> ABOUT THIS TASK: Beneath this line are the data; copy exactly the part of them that opens with the line containing "int o_acc[MR][4];" and closes with the line containing "const auto v", and only that part.
DATASET ENTRIES Block Start
template <int TM_, int WAVES_N, int NT, bool FAST, int CPO = 0, bool RING = false, bool FULL = false>
__device__ __forceinline__ void conv_tile_body(const ConvParams& p, const int bidx, const int tile_base) {
  static_assert(FAST || !FULL, "FULL is a refinement of the FAST form");
  using Cfg = ConvCfg<TM_, WAVES_N, NT, CPO>;
  constexpr int MR = Cfg::MR, TN = Cfg::TN, A_F4 = Cfg::A_F4, KC = Cfg::KC, SA = Cfg::SA, GK = Cfg::GK;
  constexpr int PFD = RING ? Cfg::PFD : 1;
  constexpr int ROWS_PER_PASS = Cfg::ROWS_PER_PASS;
  constexpr int SUBS = TM_ / 16;
  extern __shared__ __attribute__((aligned(16))) float lds[];
  float* As = lds;
  int* idx_s = (int*)(lds + 2 * TM_ * SA);

  const int tid = threadIdx.x;
  const int lane = tid & 63;
  const int wid = __builtin_amdgcn_readfirstlane(tid >> 6);
  const int wm = wid / WAVES_N, wn = wid % WAVES_N;
  unsigned long long trace_t0 = 0, trace_t_loop = 0, trace_t_epi = 0;
  int trace_steps = 0;
  if (p.trace) trace_t0 = wall_clock64();
  const int ny = (p.Cout + TN - 1) / TN;
  constexpr int SUB_PER_PLAN_TILE = PLAN_TILE / TM_;
  const int t_lin = bidx / ny;
  const int t128 = tile_base + t_lin / SUB_PER_PLAN_TILE;
  const int p128 = p.tile_order ? p.tile_order[t128] : ((int)(p.Vpad / PLAN_TILE) - 1 - t128);
  const int tile = p128 * SUB_PER_PLAN_TILE + (t_lin % SUB_PER_PLAN_TILE);
  const int n0 = (bidx % ny) * TN;
  const int64_t row0 = (int64_t)tile * TM_;
  const int li = lane & 15, lq = lane >> 4;
  const int K = p.K, Cin = p.Cin, Cout = p.Cout;
  const int col0 = n0 + wn * NT * 16 + NT * li;
  const bool cols_full = col0 + NT <= Cout;

  f32x4 acc[MR][NT];
#pragma unroll
  for (int s = 0; s < MR; ++s)
#pragma unroll
    for (int n = 0; n < NT; ++n) acc[s][n] = (f32x4){0.f, 0.f, 0.f, 0.f};

  if (p.acc_init) {
    if constexpr (FAST) {
      const __amdgpu_buffer_rsrc_t rsrc_acc = __builtin_amdgcn_make_buffer_rsrc((void*)p.acc_init, 0, (int)p.acc_bytes, 0x00020000);
      int o_acc[MR][4];
      load_perm_rows<MR>(p, row0 + wm * MR * 16, lane >> 4, o_acc);
#pragma unroll
      for (int s = 0; s < MR; ++s)
#pragma unroll
        for (int reg = 0; reg < 4; ++reg) {
          const auto v = buffer_load_floats<NT>(
              rsrc_acc, o_acc[s][reg] >= 0 ? (uint32_t)o_acc[s][reg] * (uint32_t)(p.acc_ld * 4) + (uint32_t)col0 * 4u : BUF_ABSENT, 0u);
#pragma unroll
          for (int n = 0; n < NT; ++n) acc[s][n][reg] = v[n];
        }
    } else {
#pragma unroll
      for (int s = 0; s < MR; ++s)
#pragma unroll
        for (int reg = 0; reg < 4; ++reg) {
          const int64_t r = row0 + wm * MR * 16 + s * 16 + (lane >> 4) * 4 + reg;
          const int64_t o = p.perm ? (int64_t)p.perm[r] : (r < p.V_out ? r : -1);
#pragma unroll
          for (int n = 0; n < NT; ++n) acc[s][n][reg] = (o >= 0 && col0 + n < Cout) ? p.acc_init[o * p.acc_ld + col0 + n] : 0.0f;
        }
    }
  }
  uint32_t dense_mask = (1u << SUBS) - 1u;
  if (p.submask == nullptr) {
    const int64_t rem = p.V_out - row0;
    const int nsub = rem >= TM_ ? SUBS : (int)((rem + 15) / 16);
    dense_mask = (1u << nsub) - 1u;
  }
  if constexpr (FAST) {
    constexpr int STAGE_IT = (32 * TM_ + 255) / 256;
    int n_st[STAGE_IT];
#pragma unroll
    for (int it = 0; it < STAGE_IT; ++it) {
      const int e = tid + 256 * it;
      const int k = e / TM_, r = e % TM_;
      n_st[it] = -1;
      if (e < K * TM_) {
        if (p.nbr_s)
          n_st[it] = p.nbr_s[(int64_t)k * p.Vpad + row0 + r];
        else
          n_st[it] = (row0 + r < p.V_out) ? (int)(row0 + r) : -1;
      }
    }
#pragma unroll
    for (int it = 0; it < STAGE_IT; ++it) {
      const int e = tid + 256 * it;
      if (e < K * TM_) idx_s[e] = (int)(n_st[it] >= 0 ? (uint32_t)n_st[it] * (uint32_t)(p.in_ld * 4) : BUF_ABSENT);
    }
  } else {
    for (int e = tid; e < K * TM_; e += 256) {
      const int k = e / TM_, r = e - k * TM_;
      int n;
      if (p.nbr_s)
        n = p.nbr_s[(int64_t)k * p.Vpad + row0 + r];
      else
        n = (row0 + r < p.V_out) ? (int)(row0 + r) : -1;
      idx_s[e] = n;
    }
  }
  const __amdgpu_buffer_rsrc_t rsrc_in = __builtin_amdgcn_make_buffer_rsrc((void*)p.in, 0, (int)p.in_bytes, 0x00020000);
  const __amdgpu_buffer_rsrc_t rsrc_w = __builtin_amdgcn_make_buffer_rsrc((void*)p.W, 0, (int)p.w_bytes, 0x00020000);

  const int64_t sm_word = row0 / PLAN_TILE;
  const int sm_shift = (int)((row0 % PLAN_TILE) / 16);
  uint32_t my_sm = 0;
  if (lane < K) my_sm = p.submask ? ((p.submask[sm_word * K + lane] >> sm_shift) & ((1u << SUBS) - 1u)) : dense_mask;
  const uint32_t amask = (uint32_t)__ballot(my_sm != 0);
  auto fused_mask = [&](int k0) -> uint32_t {
    uint32_t m = 0;
#pragma unroll
    for (int g = 0; g < GK; ++g) m |= (uint32_t)__builtin_amdgcn_readlane((int)my_sm, min(k0 + g, 31));
    return m;
  };
  int k_n, c_n = 0;
  uint32_t sm_n = 0;
  bool have_n;
  if (CPO) {
    k_n = 0;
    while (k_n < K && (sm_n = fused_mask(k_n)) == 0) k_n += GK;
    have_n = k_n < K;
  } else {
    k_n = amask ? __builtin_ctz(amask) : K;
    sm_n = amask ? (uint32_t)__builtin_amdgcn_readlane((int)my_sm, k_n) : 0u;
    have_n = amask != 0;
  }
  auto advance = [&]() {
    if (CPO) {
      k_n += GK;
      while (k_n < K && (sm_n = fused_mask(k_n)) == 0) k_n += GK;
      have_n = k_n < K;
      return;
    }
    c_n += KC;
    if (c_n >= Cin) {
      c_n = 0;
      const uint32_t rest = amask & ~((2u << k_n) - 1u);
      have_n = rest != 0;
      k_n = have_n ? __builtin_ctz(rest) : K;
      sm_n = (uint32_t)__builtin_amdgcn_readlane((int)my_sm, have_n ? k_n : 0);
    }
  };

  float4 ra[A_F4];
  const int a_cc = (tid % Cfg::F4_PER_ROW) * 4;
  const int a_r = tid / Cfg::F4_PER_ROW;

  const uint32_t col_bytes = (uint32_t)a_cc * 4u;
  const int cin_rem = Cin % KC;
  const uint32_t col_last = (cin_rem == 0 || a_cc < cin_rem) ? col_bytes : 0u - (uint32_t)(Cin - cin_rem) * 4u;
  auto load_a = [&](int k, int c0, uint32_t sm) {
#pragma unroll
    for (int j = 0; j < A_F4; ++j) {
      const int r = a_r + ROWS_PER_PASS * j;
      if (FAST) {
        const int rr = (A_F4 * ROWS_PER_PASS > TM_) ? min(r, TM_ - 1) : r;
        if (CPO) {
          const int kk = k + a_cc / (CPO ? CPO : 1);
          uint32_t off = (uint32_t)idx_s[min(kk, K - 1) * TM_ + rr];
          if (kk >= K) off = BUF_ABSENT;
          const f32x4 v = buffer_load_floats<4>(rsrc_in, off + (uint32_t)(a_cc % (CPO ? CPO : 1)) * 4u, 0u);
          ra[j] = make_float4(v[0], v[1], v[2], v[3]);
        } else {
          const uint32_t off = (uint32_t)idx_s[k * TM_ + rr];
          const uint32_t cb = (!FULL && c0 + KC > Cin) ? col_last : col_bytes;
          const f32x4 v = buffer_load_floats<4>(rsrc_in, off + cb, (uint32_t)c0 * 4u);
          ra[j] = make_float4(v[0], v[1], v[2], v[3]);
        }
        (void)sm;
      } else if (CPO) {
        float e[4] = {0.f, 0.f, 0.f, 0.f};
        if (r < TM_ && ((sm >> (r >> 4)) & 1u)) {
#pragma unroll
          for (int q = 0; q < 4; ++q) {
            const int i = a_cc + q, kk = k + i / (CPO ? CPO : 1), c = i % (CPO ? CPO : 1);
            if (i < GK * CPO && kk < K) {
              const int n = idx_s[kk * TM_ + r];
              if (n >= 0) e[q] = p.in[(int64_t)n * p.in_ld + c];
            }
          }
        }
        ra[j] = make_float4(e[0], e[1], e[2], e[3]);
      } else {
        float4 v = make_float4(0.f, 0.f, 0.f, 0.f);
        if (r < TM_ && ((sm >> (r >> 4)) & 1u)) {
          const int n = idx_s[k * TM_ + r];
          const int c = c0 + a_cc;
          if (n >= 0) {
            const float* src = p.in + (int64_t)n * p.in_ld + c;
            if (p.vec_a) {
              if (c < Cin) v = *(const float4*)src;
            } else {
              if (c + 0 < Cin) v.x = src[0];
              if (c + 1 < Cin) v.y = src[1];
              if (c + 2 < Cin) v.z = src[2];
              if (c + 3 < Cin) v.w = src[3];
            }
          }
        }
        ra[j] = v;
      }
    }
  };
  auto store_a = [&](float* dstbuf, uint32_t sm) {
#pragma unroll
    for (int j = 0; j < A_F4; ++j) {
      const int r = a_r + ROWS_PER_PASS * j;
      if (r < TM_ && (FAST || ((sm >> (r >> 4)) & 1u))) {
        float2* dst = (float2*)(dstbuf + r * SA + a_cc);
        dst[0] = make_float2(ra[j].x, ra[j].y);
        dst[1] = make_float2(ra[j].z, ra[j].w);
      }
    }
  };

  typedef float bvec_t __attribute__((ext_vector_type(NT)));
  typedef float bvec_load_t __attribute__((ext_vector_type(NT), aligned(4)));
  bvec_t b[KC / 4];
  const int b_off = lq * Cout + col0;
  const uint32_t b_off_bytes = (uint32_t)b_off * 4u;
  auto step_weights = [&](int k, int c0) -> const float* { return p.W + ((int64_t)k * Cin + c0) * Cout; };
  auto cols_of = [&](int k, int c0) { return CPO ? min(GK, K - k) * CPO : min(KC, Cin - c0); };
  auto ksteps_of = [&](int k, int c0) { return (cols_of(k, c0) + 3) >> 2; };
  auto load_b = [&](const float* wstep, int k, int c0, int ksteps_valid, int ks, bvec_t& dst) {
    if (FAST) {
      const uint32_t row = (uint32_t)(k * Cin + c0 + (ks < ksteps_valid ? 4 * ks : 0));
      dst = buffer_load_floats<NT>(rsrc_w, b_off_bytes, row * (uint32_t)Cout * 4u);
      (void)wstep;
    } else {
      const int i = 4 * ks + lq;
      const float* src = p.W + ((int64_t)k * Cin + c0 + i) * Cout + col0;
      const bool row_ok = i < cols_of(k, c0);
#pragma unroll
      for (int n = 0; n < NT; ++n) dst[n] = (row_ok && col0 + n < Cout) ? src[n] : 0.0f;
    }
  };

  __syncthreads();
  if (have_n) {
    int k_c = k_n, c_c = c_n;
    uint32_t sm_c = sm_n;
    load_a(k_c, c_c, sm_c);
#pragma unroll
    for (int ks = 0; ks < KC / 4; ++ks) load_b(step_weights(k_c, c_c), k_c, c_c, ksteps_of(k_c, c_c), ks, b[ks]);
    store_a(As, sm_c);
    advance();
    int k_x = k_n, c_x = c_n;
    uint32_t sm_x = sm_n;
    bool have_x = have_n;
    __syncthreads();
    int buf = 0;
    if (p.trace) trace_t_loop = wall_clock64();

    auto step = [&]() -> bool {
      if (FAST || have_x) load_a(have_x ? k_x : 0, have_x ? c_x : 0, have_x ? sm_x : 0u);
      const float* a_base = As + buf * (TM_ * SA) + (wm * MR * 16 + li) * SA + lq;
      const uint32_t smw = (sm_c >> (wm * MR)) & ((1u << MR) - 1u);
      const int ksteps = ksteps_of(k_c, c_c);
      const int kb = have_x ? k_x : 0;
      const int cb = have_x ? c_x : 0;
      const float* wnext = step_weights(kb, cb);
      const int ksteps_next = ksteps_of(kb, cb);
      {
        auto reload_b = [&](int ks) {
          if (FULL) {
            b[ks] = buffer_load_floats<NT>(rsrc_w, b_off_bytes, (uint32_t)(kb * Cin + cb + 4 * ks) * (uint32_t)Cout * 4u);
          } else if (FAST || have_x) {
            load_b(wnext, kb, cb, ksteps_next, ks, b[ks]);
          }
        };
        auto mfma_row = [&](int ks, const float (&a)[MR]) {
#pragma unroll
          for (int s = 0; s < MR; ++s) {
            if ((MR == 1 && Cfg::WAVES_M == 1) || ((smw >> s) & 1u)) {
#pragma unroll
              for (int n = 0; n < NT; ++n)
                acc[s][n] = __builtin_amdgcn_mfma_f32_16x16x4f32(a[s], b[ks][n], acc[s][n], 0, 0, 0);
            }
          }
        };
        if constexpr (PFD == 1) {
          float a_cur[MR];
#pragma unroll
          for (int s = 0; s < MR; ++s) a_cur[s] = a_base[s * 16 * SA];
#pragma unroll
          for (int ks = 0; ks < KC / 4; ++ks) {
            if (FULL || ks < ksteps) {
              float a_nx[MR];
              if (ks + 1 < KC / 4) {
#pragma unroll
                for (int s = 0; s < MR; ++s) a_nx[s] = a_base[s * 16 * SA + (ks + 1) * 4];
                if (FULL) __builtin_amdgcn_sched_barrier(0);
              }
              mfma_row(ks, a_cur);
              if (ks + 1 < KC / 4) {
#pragma unroll
                for (int s = 0; s < MR; ++s) a_cur[s] = a_nx[s];
              }
            }
            reload_b(ks);
            if (FULL) __builtin_amdgcn_sched_barrier(0);
          }
        } else {
          float a_ring[PFD + 1][MR];
#pragma unroll
          for (int d = 0; d < PFD; ++d)
#pragma unroll
            for (int s = 0; s < MR; ++s) a_ring[d][s] = a_base[s * 16 * SA + d * 4];
#pragma unroll
          for (int ks = 0; ks < KC / 4; ++ks) {
            if (FULL || ks < ksteps) {
              if (ks + PFD < KC / 4) {
#pragma unroll
                for (int s = 0; s < MR; ++s)
                  a_ring[(ks + PFD) % (PFD + 1)][s] = a_base[s * 16 * SA + (ks + PFD) * 4];
                if (FULL) __builtin_amdgcn_sched_barrier(0);
              }
              mfma_row(ks, a_ring[ks % (PFD + 1)]);
            }
            reload_b(ks);
            if (FULL) __builtin_amdgcn_sched_barrier(0);
          }
        }
      }
      ++trace_steps;
      if (!have_x) return false;
      store_a(As + (buf ^ 1) * (TM_ * SA), sm_x);
      k_c = k_x;
      c_c = c_x;
      sm_c = sm_x;
      advance();
      k_x = k_n;
      c_x = c_n;
      sm_x = sm_n;
      have_x = have_n;
      __syncthreads();
      buf ^= 1;
      return true;
    };
    while (step()) {
    }
  }

  if (p.trace) trace_t_epi = wall_clock64();
  float sc[NT], sh[NT];
#pragma unroll
  for (int n = 0; n < NT; ++n) {
    const bool ok = col0 + n < Cout;
    sc[n] = (p.scale && ok) ? p.scale[col0 + n] : 1.0f;
    sh[n] = (p.shift && ok) ? p.shift[col0 + n] : 0.0f;
  }
  if constexpr (FAST) {
    epilogue_buffered<MR, NT>(p, acc, row0 + wm * MR * 16, lq, col0);
  } else
#pragma unroll
  for (int s = 0; s < MR; ++s) {
#pragma unroll
    for (int reg = 0; reg < 4; ++reg) {
      const int64_t r = row0 + wm * MR * 16 + s * 16 + lq * 4 + reg;
      int64_t o;
      if (p.perm)
        o = p.perm[r];
      else
        o = (r < p.V_out) ? r : -1;
      if (o < 0) continue;
      float y[NT];
#pragma unroll
      for (int n = 0; n < NT; ++n) {
        float v = acc[s][n][reg];
        if (p.scale)
          v = __builtin_fmaf(v, sc[n], sh[n]);
        else if (p.shift)
          v = v + sh[n];
        y[n] = v;
      }
      if (p.residual) {
        const float* res = p.residual + o * p.res_ld + col0;
#pragma unroll
        for (int n = 0; n < NT; ++n)
          if (col0 + n < Cout) y[n] = y[n] + res[n];
      }
      float* dst = p.out + o * p.out_ld + col0;
#pragma unroll
      for (int n = 0; n < NT; ++n) {
        float v = y[n];
        if (p.act == SV_ACT_RELU)
          v = v < 0.f ? 0.f : v;
        else if (p.act == SV_ACT_LEAKY_RELU)
          v = v > 0.f ? v : v * p.slope;
        if (col0 + n < Cout) dst[n] = v;
      }
    }
  }
  if (p.trace && tid == 0) {
    unsigned long long* t = p.trace + (size_t)blockIdx.x * 4;
    t[0] = trace_t0;
    t[1] = wall_clock64();
    t[2] = ((unsigned long long)__builtin_amdgcn_s_getreg((31 << 11) | 20) << 32) |
           (unsigned)__builtin_amdgcn_s_getreg((31 << 11) | 4);
    const unsigned long long pro = trace_t_loop ? ((trace_t_loop - trace_t0) >> 4) & 0xffffull : 0ull;
    const unsigned long long epi = ((t[1] - trace_t_epi) >> 4) & 0xffffull;
    t[3] = (unsigned long long)(unsigned)trace_steps | (pro << 32) | (epi << 48);
  }
}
DATASET ENTRIES Block End
> SOLUTION BELOW:
      int o_acc[MR][4];
      load_perm_rows<MR>(p, row0 + wm * MR * 16, lane >> 4, o_acc);
#pragma unroll
      for (int s = 0; s < MR; ++s)
#pragma unroll
        for (int reg = 0; reg < 4; ++reg) {
          const auto v = buffer_load_floats<NT>(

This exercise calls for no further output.